Just as a note, I think what is happening might be related to this comment from https://github.com/facebook/augmented-traffic-control/pull/125#issuecomment-109472048:

1) You assume a policing behavior with no buffer. While an unlimited buffer is not realistic, policing is not that common either, and you end-up having TCP collapsing.

jrabek commented 9 years ago

@chantra @zfjagann, so in its current state is ATC usable and accurate for Facebook? I ask since currently TCP flows seem to be broken if shaping is enabled and if the following commit is used as suggested in this bug then TCP works but the network delays grows continually (which makes sense since there is no dropping).

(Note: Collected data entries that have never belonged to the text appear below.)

size_t dmpnn_plan_bytes(int64_t n_atoms, int64_t n_edges) {
    if (n_atoms < 0 || n_edges < 0) return 0;
    return (size_t)plan_layout(n_atoms, n_edges).words * sizeof(int);
}

int dmpnn_plan_layout(int64_t n_atoms, int64_t n_edges, int64_t off[DMPNN_PLAN_NOFFSETS]) {
    DMPNN_CHECK_ARG(off != nullptr, "plan_layout: null output");
    DMPNN_TRY(check_graph_sizes(n_atoms, n_edges));
    const PlanLayout L = plan_layout(n_atoms, n_edges);
    off[0] = L.src; off[1] = L.dst; off[2] = L.rev; off[3] = L.row_ptr; off[4] = L.perm;
    off[5] = L.inv; off[6] = L.srcp; off[7] = L.dstp; off[8] = L.revp;
    off[9] = L.tile_row; off[10] = L.tile_atom; off[11] = L.max_tiles;
    off[12] = L.mtile_row; off[13] = L.mtile_atom; off[14] = L.max_mtiles;
    return DMPNN_OK;
}

static int prepare_impl(const int64_t* edge_index, const int64_t* rev, int64_t n_atoms, int64_t n_edges, void* plan,
                        size_t plan_bytes, int light, void* stream) {
    DMPNN_TRY(check_graph_sizes(n_atoms, n_edges));
    DMPNN_CHECK_ARG(plan != nullptr, "prepare: null plan");
    DMPNN_CHECK_ARG(n_edges == 0 || (edge_index && rev), "prepare: null index arrays");
    if (plan_bytes < dmpnn_plan_bytes(n_atoms, n_edges)) {
        set_error("prepare: plan buffer too small (%zu < %zu bytes)", plan_bytes, dmpnn_plan_bytes(n_atoms, n_edges));
        return DMPNN_ENOSPC;
    }
    DMPNN_CHECK_ARG(aligned16(plan), "prepare: plan must be 16-byte aligned");
    return launch_prepare(edge_index, rev, n_atoms, n_edges, static_cast<int*>(plan), light, static_cast<hipStream_t>(stream));
}
int dmpnn_prepare(const int64_t* edge_index, const int64_t* rev, int64_t n_atoms, int64_t n_edges, void* plan,
                  size_t plan_bytes, void* stream) {
    return prepare_impl(edge_index, rev, n_atoms, n_edges, plan, plan_bytes, 0, stream);
}
int dmpnn_prepare_light(const int64_t* edge_index, const int64_t* rev, int64_t n_atoms, int64_t n_edges, void* plan,
                        size_t plan_bytes, void* stream) {
    return prepare_impl(edge_index, rev, n_atoms, n_edges, plan, plan_bytes, 1, stream);
}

commit cee20a691b361c81ccb163db55caa129c040a9c5
Author: chantra <chantra@fb.com>
Date:   Sun Apr 5 13:18:15 2015 -0700

    Command line argument to buffer oackets instead of dropping

    atcd --atcd-dont-drop-packets

Are there any other fixes or workarounds until issue #60 is fixed that would allow ATC to properly shape TCP flows without breaking them?

Whatever packet dropping being done doesn't seem to be correct.

Thanks again for the tool and open sourcing it. Please let me know if there are any packet captures that would be useful.

chantra commented 9 years ago

@jrabek there is no quick fix/workaround currently.

As much as it may not be super accurate, we have a bunch of profiles that are used to be representative of some of the situations we are trying to emulate.

jrabek commented 9 years ago

@chantra, so I just got an interesting result and may have reopened the bug too soon.

Ignoring the accuracy issues, I previously had problems with TCP transfers not working when using the vagrant setup.

I subsequently set up ATC on a linux box in a configuration that matches the one mentioned in the main ATC README. The wget transfers seem to work in the bare metal configuration. May be some issue with the vagrant set up.

I'll update the bug title.

chantra commented 9 years ago

Oh yeah, vagrant (virtualbox) is not recommended... the main issue is most likely due to scheduling in the VM that will differ from bare metal.

This has been brought up a few times already. As much as vagrant is convenient to set up a dev environment, virtualization is not going to provide accurate scheduling.

chantra commented 9 years ago

this is definitely not something we can support though.

jrabek commented 9 years ago

Makes total sense to not support it and just recommend a bare metal setup in the main README. That said, I think having a huge disclaimer in the README would be helpful since there is a vagrant setup provided. It made it seem like vagrant would be a valid option for evaluating/using ATC.

Thanks again for the quick responses.

chantra commented 9 years ago

thats fair. I think I did somewhere... but will doublecheck

chantra commented 9 years ago

:metal: